EXERCISE REQUIREMENTS> Go line by line through the listing below and copy those that hold "ClearParams".

RECORD EXCERPTS>
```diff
-  const int tid = threadIdx.x;
   Ctx c;
   c.blob8 = reinterpret_cast<const h8*>(a.blob);
   c.blob4 = reinterpret_cast<const f32x4*>(a.blob);
   c.hdr = load_hdr(reinterpret_cast<const Header*>(a.blob));
   c.lds = lds;
-  c.lane = tid & 63;
-  c.f = c.lane & 31;
-  c.h = c.lane >> 5;
-  c.wv = __builtin_amdgcn_readfirstlane(tid >> 6);
+  auto lane_fields = [](Ctx& cc) {
+    unsigned z = 0;
+    asm volatile("" : "+v"(z));
+    const int t = cc.wv * 64 + (int)__builtin_amdgcn_mbcnt_hi(~0u, __builtin_amdgcn_mbcnt_lo(~0u, z));
+    cc.lane = t & 63;
+    cc.f = cc.lane & 31;
+    cc.h = cc.lane >> 5;
+    return t;
+  };
+  c.lane = c.f = c.h = 0;
+  c.wv = __builtin_amdgcn_readfirstlane((int)threadIdx.x >> 6);
   const int jw = c.wv >> 1, nbh = c.wv & 1;
   const int64_t row0 = (int64_t)blockIdx.x * TILE_FACES;
 
   {
     constexpr int WSTEP1 = 4 * 2 * 64;
-    const h8* w1 = c.blob8 + c.hdr.w_off(ST_E1) + (size_t)jw * c.hdr.job_w16(ST_E1) + (2 * nbh * 2) * 64 + c.lane;
     const float inv0 = c.hdr.inv_scale[ST_E0];
-    f32x16 acc1[2][2];
-    f32x4* const park = reinterpret_cast<f32x4*>(c.lds + O_H1H) + tid;
     static_assert(16 * 512 * 16 <= 2 * P_H1H, "the parked layer-1 accumulators fit the h1 half image");
-    load_bias<2, 2>(acc1, c.blob4 + c.hdr.b_off(ST_E1) + jw * (4 * 8) + (2 * nbh) * 8, c.h);
-    auto park_acc1 = [&]() {
-#pragma unroll
-      for (int nb = 0; nb < 2; ++nb)
-#pragma unroll
-        for (int fb = 0; fb < 2; ++fb)
-#pragma unroll
-          for (int q = 0; q < 4; ++q)
-            park[512 * ((nb * 2 + fb) * 4 + q)] = f32x4{acc1[nb][fb][4 * q], acc1[nb][fb][4 * q + 1], acc1[nb][fb][4 * q + 2], acc1[nb][fb][4 * q + 3]};
-    };
-    park_acc1();
     W8S(0);
     W8S_WALL(14);
 #pragma unroll 1
     for (int pass = 0; pass < 2; ++pass) {
+      Ctx cp = c;
+      const int tp = lane_fields(cp);
+      f32x16 acc1[2][2];
+      f32x4* const park = reinterpret_cast<f32x4*>(cp.lds + O_H1H) + tp;
       {
         f32x16 acc0[2][2], acc0s[2][2];
-        stage_e0_pass_w8<VEC4, NORM>(c, a, row0, tid, pass, jw, nbh, acc0, acc0s);
+        stage_e0_pass_w8<VEC4, NORM>(cp, a, row0, tp, pass, jw, nbh, acc0, acc0s);
         add_acc<2, 2>(acc0, acc0s);
         W8S(1 + 4 * pass);
-#pragma unroll
-        for (int nb = 0; nb < 2; ++nb)
-#pragma unroll
-          for (int fb = 0; fb < 2; ++fb)
-#pragma unroll
-            for (int q = 0; q < 4; ++q) {
-              const f32x4 t = park[512 * ((nb * 2 + fb) * 4 + q)];
-              acc1[nb][fb][4 * q] = t[0]; acc1[nb][fb][4 * q + 1] = t[1]; acc1[nb][fb][4 * q + 2] = t[2]; acc1[nb][fb][4 * q + 3] = t[3];
-            }
+        if (pass == 0) {
+          load_bias<2, 2>(acc1, cp.blob4 + cp.hdr.b_off(ST_E1) + jw * (4 * 8) + (2 * nbh) * 8, cp.h);
+        } else {
+#pragma unroll
+          for (int nb = 0; nb < 2; ++nb)
+#pragma unroll
+            for (int fb = 0; fb < 2; ++fb)
+#pragma unroll
+              for (int q = 0; q < 4; ++q) {
+                const f32x4 t = park[512 * ((nb * 2 + fb) * 4 + q)];
+                acc1[nb][fb][4 * q] = t[0]; acc1[nb][fb][4 * q + 1] = t[1]; acc1[nb][fb][4 * q + 2] = t[2]; acc1[nb][fb][4 * q + 3] = t[3];
+              }
+        }
         __syncthreads();
-        job_store<2, 2, ACT_RELU>(c, acc0, O_H1H, P_H1H, S_H1H, 128 * jw + 64 * nbh, 0, inv0);
+        job_store<2, 2, ACT_RELU>(cp, acc0, O_H1H, P_H1H, S_H1H, 128 * jw + 64 * nbh, 0, inv0);
       }
       __syncthreads();
       W8S(2 + 4 * pass);
       {
+        const h8* w1 = cp.blob8 + cp.hdr.w_off(ST_E1) + (size_t)jw * cp.hdr.job_w16(ST_E1) + (2 * nbh * 2) * 64 + cp.lane;
         f32x16 acc1s[2][2];
         zero_acc<2, 2>(acc1s);
-        kloop<2, 2, 32, WSTEP1>(acc1, acc1s, w1 + (size_t)pass * 32 * WSTEP1, c.lds + O_H1H + (c.f * S_H1H + 8 * c.h) * 2, P_H1H,
+        kloop<2, 2, 32, WSTEP1>(acc1, acc1s, w1 + (size_t)pass * 32 * WSTEP1, cp.lds + O_H1H + (cp.f * S_H1H + 8 * cp.h) * 2, P_H1H,
                                 32 * S_H1H * 2);
         add_acc<2, 2>(acc1, acc1s);
       }
       W8S(3 + 4 * pass);
       __syncthreads();
-      if (pass == 0) park_acc1();
+      if (pass == 0) {
+#pragma unroll
+        for (int nb = 0; nb < 2; ++nb)
+#pragma unroll
+          for (int fb = 0; fb < 2; ++fb)
+#pragma unroll
+            for (int q = 0; q < 4; ++q)
+              park[512 * ((nb * 2 + fb) * 4 + q)] = f32x4{acc1[nb][fb][4 * q], acc1[nb][fb][4 * q + 1], acc1[nb][fb][4 * q + 2], acc1[nb][fb][4 * q + 3]};
+      } else {
+        job_store<2, 2, ACT_RELU>(cp, acc1, O_H2, P_H2, S_H2, 128 * jw + 64 * nbh, 0, cp.hdr.inv_scale[ST_E1]);
+      }
       W8S(4 + 4 * pass);
     }
-    job_store<2, 2, ACT_RELU>(c, acc1, O_H2, P_H2, S_H2, 128 * jw + 64 * nbh, 0, c.hdr.inv_scale[ST_E1]);
-  }
+  }
+  lane_fields(c);
   __syncthreads();
   W8S(9);
   Ctx ct = c;
```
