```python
class Params(C.Structure):
    _fields_ = [("grid_len", C.c_float), ("z_len", C.c_float), ("slope_interval", C.c_float),
                ("demand", C.c_int32), ("min_points", C.c_int32), ("device_id", C.c_int32),
                ("strategy", C.c_int32), ("max_points_hint", C.c_uint64), ("max_nodes_hint", C.c_uint64)]
# ... 146 lines not shown
    L.gndt_build.argtypes = [H, vp, sz, sz]
    L.gndt_build_device.argtypes = [H, vp, sz, sz, vp]
    L.gndt_update.argtypes = [H, vp, sz, sz]
    L.gndt_update_device.argtypes = [H, vp, sz, sz, vp]
    L.gndt_remove.argtypes = [H, vp, sz, sz]
    L.gndt_remove_device.argtypes = [H, vp, sz, sz, vp]
    L.gndt_reset.argtypes = [H, vp]
    L.gndt_accumulate_device.argtypes = [H, vp, sz, sz, u64, vp]
    L.gndt_finalize_device.argtypes = [H, vp]
    L.gndt_sync.argtypes = [H, C.POINTER(u64), C.POINTER(u64), C.POINTER(u64)]
    L.gndt_export_device.argtypes = [H, C.POINTER(Cells)]
    L.gndt_export.argtypes = [H, C.POINTER(Cells)]
    L.gndt_export_host.argtypes = [H, C.POINTER(Cells)]
    L.gndt_reserve.argtypes = [H, u64, u64]
    L.gndt_set_deferred_emit.argtypes = [H, C.c_int]
    L.gndt_set_deferred_emit.restype = C.c_int
    L.gndt_reserve.restype = C.c_int
    L.gndt_export_host.restype = C.c_int
    L.gndt_stats_export_device.argtypes = [H, C.POINTER(Stats), vp]
    L.gndt_stats_merge_device.argtypes = [H, C.POINTER(Stats), vp]
    L.gndt_shard_stats_device.argtypes = [H, vp, C.c_size_t, C.c_size_t, u64, C.POINTER(Stats), vp]
    L.gndt_finalize_stats_device.argtypes = [H, C.POINTER(Stats), u64, vp]
    L.gndt_get_origin.argtypes = [H, C.POINTER(C.c_float)]
    L.gndt_pcd_read.argtypes = [C.c_char_p, C.POINTER(Pcd), C.c_char_p]
    L.gndt_pcd_free.argtypes = [C.POINTER(Pcd)]
    L.gndt_pcd_free.restype = None
    L.gndt_pack_points_device.argtypes = [H, vp, C.c_size_t, C.POINTER(PointLayout), vp, C.POINTER(u64), vp]
    L.gndt_build_cloud.argtypes = [H, vp, C.c_size_t, C.POINTER(PointLayout)]
    L.gndt_compute_cost.argtypes = [H, C.POINTER(C.c_float), C.POINTER(Robot), vp]
    L.gndt_cost_export_device.argtypes = [H, C.POINTER(vp), C.POINTER(vp), C.POINTER(CostStats)]
    L.gndt_cost_export.argtypes = [H, vp, vp, C.POINTER(CostStats)]
    L.gndt_query_device.argtypes = [H, vp, sz, sz, C.c_int32, vp, vp, vp, vp]
    L.gndt_query.argtypes = [H, vp, sz, sz, C.c_int32, vp, vp, vp]
    L.gndt_crop_device.argtypes = [H, C.POINTER(CropBox), C.c_int32, vp]
    L.gndt_crop.argtypes = [H, C.POINTER(CropBox), C.c_int32]
    L.gndt_crop_box_from_world.argtypes = [C.POINTER(C.c_float), C.c_float, C.POINTER(C.c_float), C.POINTER(C.c_float), C.POINTER(CropBox)]
    L.gndt_raster_shape.argtypes = [C.POINTER(CropBox), C.POINTER(C.c_uint32), C.POINTER(C.c_uint32)]
    L.gndt_raster_device.argtypes = [H, C.POINTER(CropBox), C.c_int32, C.c_float, C.POINTER(RasterLayers), vp]
    L.gndt_raster.argtypes = [H, C.POINTER(CropBox), C.c_int32, C.c_float, C.POINTER(RasterLayers)]
    L.gndt_clear_rays_device.argtypes = [H, C.POINTER(C.c_float), vp, sz, sz, C.POINTER(ClearParams), vp, C.POINTER(ClearStats), vp]
    L.gndt_clear_rays.argtypes = [H, C.POINTER(C.c_float), vp, sz, sz, C.POINTER(ClearParams), vp, C.POINTER(ClearStats)]
    L.gndt_trans_morton_xyz.argtypes = [C.POINTER(C.c_float), C.c_float, C.c_float, C.POINTER(C.c_float), C.c_char_p,
                                        C.POINTER(C.c_int32), C.POINTER(C.c_int32), C.POINTER(C.c_int32), C.c_char_p]
    L.gndt_count_morton.argtypes = [C.c_int32, C.c_int32, C.c_char_p]
    L.gndt_morton_to_xy.argtypes = [C.c_int32, C.POINTER(C.c_int32), C.POINTER(C.c_int32)]
    L.gndt_pack_key.argtypes = [C.c_int32, C.c_int32, C.c_int32]
    L.gndt_pack_key.restype = u64
    L.gndt_unpack_key.argtypes = [u64, C.POINTER(C.c_int32), C.POINTER(C.c_int32), C.POINTER(C.c_int32)]
    L.gndt_unpack_key.restype = None
    L.gndt_set_profiling.argtypes = [H, C.c_int]
    L.gndt_get_phase_times.argtypes = [H, C.POINTER(C.c_double)]
    L.gndt_debug_bucket_phases.argtypes = [H, C.POINTER(C.c_double), C.POINTER(C.c_uint32)]
    L.gndt_debug_bucket_phases.restype = C.c_int
    L.gndt_debug_retry_count.argtypes = [H, C.POINTER(u64)]
    L.gndt_debug_retry_count.restype = C.c_int
    L.gndt_debug_enable_stamps.argtypes = [C.c_int]
    L.gndt_debug_enable_stamps.restype = C.c_int
    L.gndt_warmup.argtypes = [C.c_void_p, C.c_uint64]
    L.gndt_warmup.restype = C.c_int
    L.gndt_debug_set_option.argtypes = [C.c_int, C.c_double]
    L.gndt_debug_set_option.restype = C.c_int
    L.gndt_debug_set_fp_bits.argtypes = [C.c_int]
    L.gndt_debug_set_fp_bits.restype = C.c_int
    L.gndt_debug_fp_clashes.argtypes = [H, C.POINTER(u64)]
    L.gndt_debug_fp_clashes.restype = C.c_int
    L.gndt_debug_second_pass_buckets.argtypes = [H, C.POINTER(u64)]
    L.gndt_debug_second_pass_buckets.restype = C.c_int
    L.gndt_debug_fail_next_alloc.argtypes = [H, C.c_int]
    L.gndt_debug_fail_next_alloc.restype = C.c_int
    L.gndt_comm_unique_id.argtypes = [C.c_char_p]
    L.gndt_comm_create.argtypes = [C.c_char_p, C.c_int32, C.c_int32, C.c_int32, C.POINTER(vp)]
    L.gndt_comm_destroy.argtypes = [vp]
    L.gndt_comm_create_threads.argtypes = [C.c_int32, C.c_int32, C.POINTER(vp)]
    L.gndt_comm_create_threads.restype = C.c_int
    L.gndt_comm_destroy.restype = None
    L.gndt_comm_last_error.restype = C.c_char_p
    L.gndt_comm_selftest.argtypes = [H, vp, C.POINTER(CommSelftest), vp]
    L.gndt_comm_selftest.restype = C.c_int
    L.gndt_build_global_device.argtypes = [H, vp, vp, C.c_size_t, C.c_size_t, u64, u64, C.POINTER(ExchangeTimes), vp]
    L.gndt_owner_of_columns.argtypes = [vp, vp, C.c_size_t, C.c_uint32, vp]
    L.gndt_owner_of_columns.restype = C.c_int
    L.gndt_owner_sample_device.argtypes = [H, vp, C.c_size_t, C.c_size_t, C.POINTER(vp), C.POINTER(u64), vp]
    L.gndt_owner_map_device.argtypes = [H, vp, C.c_uint32, vp]
    L.gndt_owner_sample_device.restype = L.gndt_owner_map_device.restype = C.c_int
    L.gndt_owner_split_device.argtypes = [H, vp, C.c_size_t, C.c_size_t, u64, u64, C.c_uint32, C.POINTER(vp), C.POINTER(u64), C.POINTER(u64), vp]
    L.gndt_build_records_device.argtypes = [H, vp, C.c_size_t, u64, vp]
    L.gndt_build_records2_device.argtypes = [H, vp, C.c_size_t, vp, C.c_size_t, u64, vp]
    L.gndt_build_records2_device.restype = C.c_int
    L.gndt_owned_columns_device.argtypes = [H, C.POINTER(vp), C.POINTER(u64), vp]
    L.gndt_owned_global_rows_device.argtypes = [H, vp, u64, u64, C.POINTER(vp), C.POINTER(u64), C.POINTER(u64), vp]
    L.gndt_build_owned_device.argtypes = [H, vp, vp, C.c_size_t, C.c_size_t, u64, u64, C.POINTER(vp), C.POINTER(OwnedInfo), vp]
    L.gndt_gather_owned_map_device.argtypes = [H, vp, C.c_int32, vp]
    L.gndt_owned_pack_rows_device.argtypes = [H, C.POINTER(vp), C.POINTER(u64), vp]
    L.gndt_adopt_rows_device.argtypes = [H, vp, u64, u64, u64, u64, vp]
    for name in ("gndt_gather_owned_map_device", "gndt_owned_pack_rows_device", "gndt_adopt_rows_device"):
        getattr(L, name).restype = C.c_int
    for name in ("gndt_comm_unique_id", "gndt_comm_create", "gndt_build_global_device", "gndt_owner_split_device",
                 "gndt_build_records_device", "gndt_owned_columns_device", "gndt_owned_global_rows_device", "gndt_build_owned_device"):
        getattr(L, name).restype = C.c_int
    L.gndt_locality_sample.argtypes = [H, vp, C.c_size_t, C.c_size_t, C.c_uint32, C.POINTER(C.c_double), vp]
    L.gndt_locality_sample.restype = C.c_int
    L.gndt_last_strategy.argtypes = [H]
    L.gndt_last_strategy.restype = C.c_int
    L.gndt_device_info.argtypes = [C.c_int32, C.c_char_p, C.POINTER(C.c_int32), C.POINTER(u64)]
    for name in ("gndt_create", "gndt_set_origin", "gndt_build", "gndt_build_device", "gndt_update", "gndt_update_device",
                 "gndt_remove", "gndt_remove_device",
# ... 11 lines not shown
```
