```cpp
int launch_conv_stem(const float* x_nchw, const float* w, const float* bias, const View& out, int B, int H, int W,
                     int Ho, int Wo, int stride, int Cout, int leaky, hipStream_t s);
// ... 52 lines not shown
```

### realtimeobjectdetection_amd/csrc/split_tiles.cpp

```cpp
#include "rtod_internal.h"

namespace rtod {

static const TileFamily kFamilies[TF_COUNT] = {
    {TF_GENERIC, 0, HV_COUNT, 0, 0, conv_f16s3_variant_info, conv_f16s3_kernel_name, launch_conv_f16s3},
    {TF_BAND, BAND_VARIANT_BASE, BAND_MODES, BAND_LDS_MODES, BAND_LDS_MODES, conv_band_mode_info, conv_band_kernel_name, launch_conv_band_f16s3},
    {TF_RING, RING_VARIANT_BASE, RING_MODES, RING_MODES, RING_MODES, conv_ring_mode_info, conv_ring_kernel_name, launch_conv_ring_f16s3},
    {TF_PWD, PWD_VARIANT_BASE, PWD_MODES, 0, 0, conv_pwd_mode_info, conv_pwd_kernel_name, launch_conv_pwd_f16s3},
    {TF_PATCH, PATCH_VARIANT_BASE, PATCH_MODES, PATCH_MODES, PATCH_MODES, conv_patch_mode_info, conv_patch_kernel_name, launch_conv_patch_f16s3},
    {TF_C16, C16_VARIANT_BASE, C16_MODES, 0, 0, conv_c16_mode_info, conv_c16_kernel_name, launch_conv_c16_f16s3},
    {TF_KS, KS_VARIANT_BASE, KS_MODES, 0, KS_MODES, conv_ks_mode_info, conv_ks_kernel_name, launch_conv_ks_f16s3},
};
static_assert(HV_COUNT <= BAND_VARIANT_BASE, "generic tile ids end where the band family's begin");
static_assert(BAND_VARIANT_BASE + BAND_MODES <= RING_VARIANT_BASE, "band tile ids end where the ring family's begin");
static_assert(RING_VARIANT_BASE + RING_MODES <= PWD_VARIANT_BASE, "ring tile ids end where the pwd family's begin");
static_assert(PWD_VARIANT_BASE + PWD_MODES <= PATCH_VARIANT_BASE, "pwd tile ids end where the patch family's begin");
static_assert(PATCH_VARIANT_BASE + PATCH_MODES <= STEM2_VARIANT && STEM2_VARIANT < C16_VARIANT_BASE, "the fused stem's reported id lies between the patch and narrow families");
static_assert(C16_VARIANT_BASE + C16_MODES <= KS_VARIANT_BASE, "narrow tile ids end where the K-sliced family's begin");

TileRef family_of(int v) {
    for (const TileFamily& f : kFamilies)
        if (v >= f.base && v < f.base + f.modes) return {&f, v - f.base};
    return {nullptr, 0};
}

const TileFamily& tile_family(int family) { return kFamilies[family]; }

}
```

Before: 2573 frames/s.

ANSWER TO THIS PROBLEM>
    L.gndt_clear_rays_device.argtypes = [H, C.POINTER(C.c_float), vp, sz, sz, C.POINTER(ClearParams), vp, C.POINTER(ClearStats), vp]
    L.gndt_clear_rays.argtypes = [H, C.POINTER(C.c_float), vp, sz, sz, C.POINTER(ClearParams), vp, C.POINTER(ClearStats)]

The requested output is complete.